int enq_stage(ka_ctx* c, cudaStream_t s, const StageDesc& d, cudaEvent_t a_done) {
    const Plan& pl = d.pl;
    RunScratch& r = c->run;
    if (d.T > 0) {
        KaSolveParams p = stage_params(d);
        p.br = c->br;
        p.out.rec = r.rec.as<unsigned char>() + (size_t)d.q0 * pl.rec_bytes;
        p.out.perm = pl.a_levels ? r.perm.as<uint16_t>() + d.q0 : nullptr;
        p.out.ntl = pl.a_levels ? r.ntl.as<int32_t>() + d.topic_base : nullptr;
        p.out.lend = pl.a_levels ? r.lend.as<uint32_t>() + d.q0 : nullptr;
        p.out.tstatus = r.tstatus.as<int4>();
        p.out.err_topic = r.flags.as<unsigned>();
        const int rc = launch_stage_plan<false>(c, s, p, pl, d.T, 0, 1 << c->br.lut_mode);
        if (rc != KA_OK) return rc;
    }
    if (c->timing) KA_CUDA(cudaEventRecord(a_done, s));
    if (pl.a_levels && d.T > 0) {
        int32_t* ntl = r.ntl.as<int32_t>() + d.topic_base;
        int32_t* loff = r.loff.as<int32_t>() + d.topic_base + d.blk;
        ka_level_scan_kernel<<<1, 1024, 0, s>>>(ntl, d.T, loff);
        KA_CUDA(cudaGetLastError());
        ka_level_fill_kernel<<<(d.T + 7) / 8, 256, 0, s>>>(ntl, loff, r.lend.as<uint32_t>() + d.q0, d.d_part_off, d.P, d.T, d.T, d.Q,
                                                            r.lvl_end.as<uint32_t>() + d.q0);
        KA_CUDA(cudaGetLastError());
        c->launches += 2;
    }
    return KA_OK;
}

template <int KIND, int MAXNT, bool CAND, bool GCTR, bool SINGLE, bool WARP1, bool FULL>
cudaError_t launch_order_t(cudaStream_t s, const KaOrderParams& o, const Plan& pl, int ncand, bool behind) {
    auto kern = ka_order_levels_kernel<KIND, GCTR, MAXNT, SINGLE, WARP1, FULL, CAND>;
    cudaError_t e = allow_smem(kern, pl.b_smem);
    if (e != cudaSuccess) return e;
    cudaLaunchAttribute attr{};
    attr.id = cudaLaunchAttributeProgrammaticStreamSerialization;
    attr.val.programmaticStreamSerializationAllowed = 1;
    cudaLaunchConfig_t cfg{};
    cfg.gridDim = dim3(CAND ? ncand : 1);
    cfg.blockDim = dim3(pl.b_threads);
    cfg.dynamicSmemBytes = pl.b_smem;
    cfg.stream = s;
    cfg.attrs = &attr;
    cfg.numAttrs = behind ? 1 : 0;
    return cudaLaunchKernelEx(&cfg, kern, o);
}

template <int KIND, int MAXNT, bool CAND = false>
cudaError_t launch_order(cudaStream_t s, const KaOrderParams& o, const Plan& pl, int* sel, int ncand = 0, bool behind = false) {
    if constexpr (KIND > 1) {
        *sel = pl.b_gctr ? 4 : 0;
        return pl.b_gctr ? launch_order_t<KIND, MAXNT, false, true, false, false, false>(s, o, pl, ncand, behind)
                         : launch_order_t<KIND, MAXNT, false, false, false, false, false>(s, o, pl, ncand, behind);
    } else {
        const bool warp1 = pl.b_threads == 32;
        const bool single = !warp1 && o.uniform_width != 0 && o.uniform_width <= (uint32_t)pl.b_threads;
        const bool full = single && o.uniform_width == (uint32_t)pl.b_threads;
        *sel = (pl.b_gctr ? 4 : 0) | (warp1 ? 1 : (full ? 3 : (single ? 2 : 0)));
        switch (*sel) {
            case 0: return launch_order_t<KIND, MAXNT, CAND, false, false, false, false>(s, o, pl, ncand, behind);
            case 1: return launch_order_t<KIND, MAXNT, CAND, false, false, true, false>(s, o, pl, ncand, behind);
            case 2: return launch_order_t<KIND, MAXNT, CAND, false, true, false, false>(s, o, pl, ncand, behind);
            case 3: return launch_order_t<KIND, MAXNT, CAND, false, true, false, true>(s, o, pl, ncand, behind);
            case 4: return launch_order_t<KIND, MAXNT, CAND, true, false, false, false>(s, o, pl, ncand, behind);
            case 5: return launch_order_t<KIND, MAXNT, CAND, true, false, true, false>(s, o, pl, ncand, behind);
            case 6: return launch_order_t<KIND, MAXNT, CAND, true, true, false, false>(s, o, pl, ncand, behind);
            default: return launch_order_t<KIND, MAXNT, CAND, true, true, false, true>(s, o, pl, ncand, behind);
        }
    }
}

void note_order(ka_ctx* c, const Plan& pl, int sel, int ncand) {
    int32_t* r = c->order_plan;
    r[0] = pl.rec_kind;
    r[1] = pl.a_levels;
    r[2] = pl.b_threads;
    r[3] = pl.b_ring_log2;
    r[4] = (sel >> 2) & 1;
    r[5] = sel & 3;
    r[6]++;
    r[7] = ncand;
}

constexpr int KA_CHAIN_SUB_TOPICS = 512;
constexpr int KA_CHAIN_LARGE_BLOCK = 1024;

* INSTRUCTIONS FOR THE TASK *
Your job is to transcribe the listing exactly, line for line.

* RESPONSE TO THIS EXERCISE *
int enq_stage(ka_ctx* c, cudaStream_t s, const StageDesc& d, cudaEvent_t a_done) {
    const Plan& pl = d.pl;
    RunScratch& r = c->run;
    if (d.T > 0) {
        KaSolveParams p = stage_params(d);
        p.br = c->br;
        p.out.rec = r.rec.as<unsigned char>() + (size_t)d.q0 * pl.rec_bytes;
        p.out.perm = pl.a_levels ? r.perm.as<uint16_t>() + d.q0 : nullptr;
        p.out.ntl = pl.a_levels ? r.ntl.as<int32_t>() + d.topic_base : nullptr;
        p.out.lend = pl.a_levels ? r.lend.as<uint32_t>() + d.q0 : nullptr;
        p.out.tstatus = r.tstatus.as<int4>();
        p.out.err_topic = r.flags.as<unsigned>();
        const int rc = launch_stage_plan<false>(c, s, p, pl, d.T, 0, 1 << c->br.lut_mode);
        if (rc != KA_OK) return rc;
    }
    if (c->timing) KA_CUDA(cudaEventRecord(a_done, s));
    if (pl.a_levels && d.T > 0) {
        int32_t* ntl = r.ntl.as<int32_t>() + d.topic_base;
        int32_t* loff = r.loff.as<int32_t>() + d.topic_base + d.blk;
        ka_level_scan_kernel<<<1, 1024, 0, s>>>(ntl, d.T, loff);
        KA_CUDA(cudaGetLastError());
        ka_level_fill_kernel<<<(d.T + 7) / 8, 256, 0, s>>>(ntl, loff, r.lend.as<uint32_t>() + d.q0, d.d_part_off, d.P, d.T, d.T, d.Q,
                                                            r.lvl_end.as<uint32_t>() + d.q0);
        KA_CUDA(cudaGetLastError());
        c->launches += 2;
    }
    return KA_OK;
}

template <int KIND, int MAXNT, bool CAND, bool GCTR, bool SINGLE, bool WARP1, bool FULL>
cudaError_t launch_order_t(cudaStream_t s, const KaOrderParams& o, const Plan& pl, int ncand, bool behind) {
    auto kern = ka_order_levels_kernel<KIND, GCTR, MAXNT, SINGLE, WARP1, FULL, CAND>;
    cudaError_t e = allow_smem(kern, pl.b_smem);
    if (e != cudaSuccess) return e;
    cudaLaunchAttribute attr{};
    attr.id = cudaLaunchAttributeProgrammaticStreamSerialization;
    attr.val.programmaticStreamSerializationAllowed = 1;
    cudaLaunchConfig_t cfg{};
    cfg.gridDim = dim3(CAND ? ncand : 1);
    cfg.blockDim = dim3(pl.b_threads);
    cfg.dynamicSmemBytes = pl.b_smem;
    cfg.stream = s;
    cfg.attrs = &attr;
    cfg.numAttrs = behind ? 1 : 0;
    return cudaLaunchKernelEx(&cfg, kern, o);
}

template <int KIND, int MAXNT, bool CAND = false>
cudaError_t launch_order(cudaStream_t s, const KaOrderParams& o, const Plan& pl, int* sel, int ncand = 0, bool behind = false) {
    if constexpr (KIND > 1) {
        *sel = pl.b_gctr ? 4 : 0;
        return pl.b_gctr ? launch_order_t<KIND, MAXNT, false, true, false, false, false>(s, o, pl, ncand, behind)
                         : launch_order_t<KIND, MAXNT, false, false, false, false, false>(s, o, pl, ncand, behind);
    } else {
        const bool warp1 = pl.b_threads == 32;
        const bool single = !warp1 && o.uniform_width != 0 && o.uniform_width <= (uint32_t)pl.b_threads;
        const bool full = single && o.uniform_width == (uint32_t)pl.b_threads;
        *sel = (pl.b_gctr ? 4 : 0) | (warp1 ? 1 : (full ? 3 : (single ? 2 : 0)));
        switch (*sel) {
            case 0: return launch_order_t<KIND, MAXNT, CAND, false, false, false, false>(s, o, pl, ncand, behind);
            case 1: return launch_order_t<KIND, MAXNT, CAND, false, false, true, false>(s, o, pl, ncand, behind);
            case 2: return launch_order_t<KIND, MAXNT, CAND, false, true, false, false>(s, o, pl, ncand, behind);
            case 3: return launch_order_t<KIND, MAXNT, CAND, false, true, false, true>(s, o, pl, ncand, behind);
            case 4: return launch_order_t<KIND, MAXNT, CAND, true, false, false, false>(s, o, pl, ncand, behind);
            case 5: return launch_order_t<KIND, MAXNT, CAND, true, false, true, false>(s, o, pl, ncand, behind);
            case 6: return launch_order_t<KIND, MAXNT, CAND, true, true, false, false>(s, o, pl, ncand, behind);
            default: return launch_order_t<KIND, MAXNT, CAND, true, true, false, true>(s, o, pl, ncand, behind);
        }
    }
}

void note_order(ka_ctx* c, const Plan& pl, int sel, int ncand) {
    int32_t* r = c->order_plan;
    r[0] = pl.rec_kind;
    r[1] = pl.a_levels;
    r[2] = pl.b_threads;
    r[3] = pl.b_ring_log2;
    r[4] = (sel >> 2) & 1;
    r[5] = sel & 3;
    r[6]++;
    r[7] = ncand;
}

constexpr int KA_CHAIN_SUB_TOPICS = 512;
constexpr int KA_CHAIN_LARGE_BLOCK = 1024;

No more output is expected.